Step 2: Call Scorer LLM

This is a standard http request node that performs one simple but vital task: it sends the meticulously crafted payload from the previous step to the specified LLM API endpoint (e.g., OpenAI's gpt-4o). The LLM then executes the instructions and returns its verdict in the requested JSON format.

Step 3: Format Score for Opik

The raw JSON response from the judge is almost perfect, but it needs to be translated into the exact format that the Opik platform expects. This function node acts as that final translator.

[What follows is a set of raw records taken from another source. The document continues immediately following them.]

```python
class two_launch_qkv_attention:

    def __enter__(self):
        global _TWO_LAUNCH
# ... 188 lines not shown
        scale = 1.0 / (D ** 0.5)
        if xn is None:
            xn = ops.layernorm(t, v_f32(wc, "n1w", self.norm1.weight), v_f32(wc, "n1b", self.norm1.bias), 1e-6)
        pool = self.q_stride is not None
        if self.dim != dim_out:
            if _POOL_GEMM and pool and B * H * W >= 256 and H % 2 == 0 and W % 2 == 0:
                shortcut = ops.gemm_pool2x2(xn, w_bf16(wc, "pw", self.proj.weight), v_f32(wc, "pb", self.proj.bias), B, H, W)
            else:
                shortcut = ops.gemm(xn, w_bf16(wc, "pw", self.proj.weight), v_f32(wc, "pb", self.proj.bias), out_dtype=F32)
                if pool:
                    shortcut = ops.maxpool2x2(shortcut, B, H, W)
        else:
            shortcut = t
        Hq, Wq = (H // 2, W // 2) if pool else (H, W)
        attn_in_one_kernel = (fused_qkv_attn and _FUSED_QKV_ATTN and self.window_size > 0 and Dp == D
                              and ops.window_qkv_attention_supported(self.dim, dim_out, heads, self.window_size, pool, H, W))
        if attn_in_one_kernel:
            o = ops.window_qkv_attention(xn, qkv_w, qkv_b, B, H, W, heads, self.window_size, pool, scale)
        else:
            if _POOL_GEMM and _QPOOL_GEMM and pool and B * H * W >= 256 and H % 2 == 0 and W % 2 == 0 and width % 32 == 0:
                qkv, qp = ops.gemm_qkv_pool2x2(xn, qkv_w, qkv_b, B, H, W, width)
            else:
                qkv = ops.gemm(xn, qkv_w, qkv_b)
                qp = ops.maxpool2x2(qkv[:, :width], B, H, W) if pool else None
            if self.window_size > 0:
                o = ops.window_attention(qkv, B, H, W, heads, self.window_size, qkv_b, q_pooled=qp, scale=scale)
            else:
                v5 = qkv.view(B, H * W, 3, heads, Dp)
                q = (qp.view(B, Hq * Wq, heads, Dp) if pool else v5[:, :, 0]).permute(0, 2, 1, 3)
                o = ops.attention(q, v5[:, :, 1].permute(0, 2, 1, 3), v5[:, :, 2].permute(0, 2, 1, 3), scale=scale)
# ... 176 lines not shown
```

### medical-sam2_amd/ops.py

```python
from __future__ import annotations

import ctypes
import math
from typing import Optional, Tuple

import torch

from ._lib import check, lib

OP16 = torch.float16 if lib().msam2_operand_is_fp16() else torch.bfloat16

F32 = torch.float32
ACT_NONE, ACT_GELU, ACT_RELU, ACT_SIGMOID = 0, 1, 2, 3


def _stream() -> int:
    return torch.cuda.current_stream().cuda_stream


def _p(t: Optional[torch.Tensor]):
    return None if t is None else t.data_ptr()


def _is_bf16(t: torch.Tensor) -> int:
# ... 461 lines not shown
def window_qkv_attention_supported(dim: int, dim_out: int, heads: int, ws: int, pool: bool, H: int, W: int) -> bool:
    return bool(lib().msam2_window_qkv_attention_supported(dim, dim_out, heads, ws, int(bool(pool)), H, W))


def window_qkv_attention(xn: torch.Tensor, w: torch.Tensor, bias: torch.Tensor, B: int, H: int, W: int, heads: int, ws: int,
                         pool: bool = False, scale: Optional[float] = None) -> torch.Tensor:
    _req(xn.dim() == 2 and w.dim() == 2 and xn.shape[0] == B * H * W and xn.shape[1] == w.shape[1] and w.shape[0] == 3 * heads * 96,
         "window_qkv_attention shapes")
    _req(xn.dtype == OP16 and w.dtype == OP16 and xn.is_contiguous() and w.is_contiguous(), "window_qkv_attention operands: 16-bit, contiguous")
    _req(bias.dtype == F32 and bias.is_contiguous() and bias.numel() == w.shape[0], "window_qkv_attention: bias is fp32 [3*heads*96]")
    hq, wq = (H // 2, W // 2) if pool else (H, W)
    o = torch.empty(B * hq * wq, heads * 96, dtype=OP16, device=xn.device)
    check(lib().msam2_window_qkv_attention_fwd(_p(xn), _p(w), _p(bias), _p(o), B, H, W, xn.shape[1], heads, ws, int(bool(pool)),
                                               scale if scale is not None else 1.0 / math.sqrt(96), _stream()))
    return o


def attention_small(q: torch.Tensor, k: torch.Tensor, v: torch.Tensor, heads: int, out: Optional[torch.Tensor] = None) -> torch.Tensor:
    B, Lq, C = q.shape
    Lk = k.shape[1]
    D = C // heads
    for t in (q, k, v):
        _req(t.dtype == OP16 and t.stride(2) == 1, "attention_small tensors must be 16-bit (ops.OP16), channel-contiguous")
    o = out if out is not None else torch.empty(B, Lq, C, dtype=OP16, device=q.device)
    _req(o.dtype == OP16 and o.shape == (B, Lq, C) and o.stride(2) == 1, "attention_small: out is 16-bit [B,Lq,C] with contiguous channels")
    check(lib().msam2_attention_small_fwd(_p(q), q.stride(0), q.stride(1), _p(k), k.stride(0), k.stride(1), _p(v), v.stride(0),
                                          v.stride(1), _p(o), o.stride(0), o.stride(1), B, heads, Lq, Lk, D,
                                          1.0 / math.sqrt(D), _stream()))
    return o

# ... 1233 lines not shown
```

Before: 793.1 slices/s.

## Fuse QKV projection and 14x14 window attention for dim-384 Hiera stage

Adds a fused kernel for the dim-384, 4-head, window-14 Hiera stage. It streams QKV weight pieces through double-buffered LDS, projects K/V/Q per window and head, and runs flash-style attention in the same kernel, so the QKV tensor is never written to global memory. Work units are ordered by cost and include partial edge windows, whose padded keys are filled with the bias values. The shared tile step is moved into a macro header, and the encoder enables the path by default when H*W >= 1024. The trade-off is recomputing K/V projections per head inside a one-block-per-CU kernel with large LDS use, which limits occupancy.

```diff
diff --git a/include/msam2_hip.h b/include/msam2_hip.h
--- a/include/msam2_hip.h
+++ b/include/msam2_hip.h
@@ -85,6 +85,8 @@
 int msam2_window_qkv_attention_supported(int64_t dim, int64_t dim_out, int64_t heads, int64_t ws, int pool, int64_t H, int64_t W);
 
 int msam2_window_qkv_attention_fwd(const void* xn, const void* w, const float* bias, void* o, int64_t B, int64_t H, int64_t W, int64_t dim, int64_t heads, int64_t ws, int pool, float scale, void* stream);
+
+int msam2_window_qkv_attention_units(int64_t B, int64_t H, int64_t W, int64_t heads, int32_t* out, int64_t cap);
 
 size_t msam2_attention_bwd_workspace_bytes(int64_t B, int64_t H, int64_t Lq, int64_t D);
 
diff --git a/medical-sam2_amd/_lib.py b/medical-sam2_amd/_lib.py
--- a/medical-sam2_amd/_lib.py
+++ b/medical-sam2_amd/_lib.py
@@ -53,6 +53,7 @@
                                          c_l, c_l, c_l, c_f, c_p]),
     "msam2_window_qkv_attention_supported": (c_i, [c_l, c_l, c_l, c_l, c_i, c_l, c_l]),
     "msam2_window_qkv_attention_fwd": (c_i, [c_p, c_p, c_p, c_p, c_l, c_l, c_l, c_l, c_l, c_l, c_i, c_f, c_p]),
+    "msam2_window_qkv_attention_units": (c_i, [c_l, c_l, c_l, c_l, c_p, c_l]),
     "msam2_attention_small_fwd": (c_i, [c_p, c_l, c_l, c_p, c_l, c_l, c_p, c_l, c_l, c_p, c_l, c_l, c_l, c_l, c_l, c_l, c_l, c_f,
                                         c_p]),
     "msam2_add_cast": (c_i, [c_p, c_i, c_l, c_l, c_p, c_i, c_l, c_l, c_f, c_p, c_i, c_l, c_l, c_l, c_p]),
diff --git a/medical-sam2_amd/csrc/attention.hip b/medical-sam2_amd/csrc/attention.hip
--- a/medical-sam2_amd/csrc/attention.hip
+++ b/medical-sam2_amd/csrc/attention.hip
@@ -16,9 +16,7 @@
 #include <stdlib.h>
 #include <type_traits>
 
-#ifndef MSAM2_RESCALE_SLACK
-#define MSAM2_RESCALE_SLACK 8.f
-#endif
+#include "attn_wintile.h"
 
 struct AttnParams {
   const op16 *q, *k, *v;
@@ -56,20 +54,6 @@
   const int nwg = gx * gy * gridDim.z;
   const int lid = xcd_tile_order(blockIdx.x + gx * (blockIdx.y + gy * blockIdx.z), nwg);
   return {lid % gx, (lid / gx) % gy, lid / (gx * gy)};
-}
-
-template <int DBLK>
-__device__ __forceinline__ void softmax_move_reference(float mx, float& m_run, float& l_run, f32x16 (&o)[DBLK]) {
-  const float m_new = fmaxf(m_run, mx);
-  if (__any(m_new > m_run + MSAM2_RESCALE_SLACK)) {
-    const float alpha = (m_run == -INFINITY) ? 0.f : __builtin_amdgcn_exp2f(m_run - m_new);
-    l_run *= alpha;
-#pragma unroll
-    for (int d = 0; d < DBLK; ++d)
-#pragma unroll
-      for (int e = 0; e < 16; ++e) o[d][e] *= alpha;
-    m_run = m_new;
-  }
 }
 
 __device__ __forceinline__ int64_t win_token_offset(int t, int ws, int wy, int wx, int himg, int wimg, bool& valid) {
@@ -1651,54 +1635,7 @@
   const int ntiles = (p.Lk + BK - 1) / BK, nfull = p.Lk / BK;
   auto tile_step = [&](int tile, auto masked_tag) __attribute__((always_inline)) {
     constexpr bool MASKED = decltype(masked_tag)::value;
-    const int key0 = tile * BK;
-    const int krow = key0 + r;
-    const unsigned char* kp = ksm + krow * RB;
-    const int kx = (krow >> 2) & 3;
-    f32x16 s;
-#pragma unroll
-    for (int e = 0; e < 16; ++e) s[e] = 0.f;
-#pragma unroll
-    for (int st = 0; st < DSTEPS; ++st) {
-      const int c = 2 * st + h;
-      const op16x8 kf = *reinterpret_cast<const op16x8*>(kp + (((c & ~3) | ((c & 3) ^ kx)) << 4));
-      s = MSAM2_MFMA_32x32x16(kf, qf[st], s, 0, 0, 0);
-    }
-    float mx = -INFINITY;
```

  • Safely Parses the Response: It uses a try...catch block to safely parse the JSON content from the LLM's response. If there's an error or the LLM fails to return valid JSON, it defaults to a score of 0.0 and a "Scoring failed" message, preventing the entire flow from crashing.
  • Performs the Transformation: It maps the fields from the judge's response to the structure required by Opik.

Input from Judge:

{
"answer_relevance_score": 0.85,
"reason": "The answer was relevant."
}

Formatted Output for Opik:

msg.feedback_scores = [
{
"name": "AnswerRelevance",
"value": 0.85,
"source": "sdk",
"reason": "The answer was relevant."
}
];
  • Restores Original Payload: In a crucial final step, it restores the agent's original answer to msg.payload. This ensures that downstream nodes in the main flow can access the agent's answer for other purposes, such as logging or final reporting.

Advanced Usage & Customization

This subflow is highly modular and can be adapted to evaluate for different criteria. To customize it, you would primarily edit the "Build Scorer Prompt" node:

  • Change the Metric: Modify the systemPrompt to instruct the judge to evaluate for a different metric, such as "Helpfulness," "Toxicity," or "Faithfulness" (i.e., whether the answer is grounded in the provided context).
  • Update the Output Key: If you change the metric, make sure to also change the expected JSON key in the prompt (e.g., from answer_relevance_score to helpfulness_score).
  • Update the Formatter: Finally, you must update the "Format Score for Opik" node to look for your new key (e.g., llmResponse.helpfulness_score) and set the appropriate name in the final output array (e.g., name: "Helpfulness").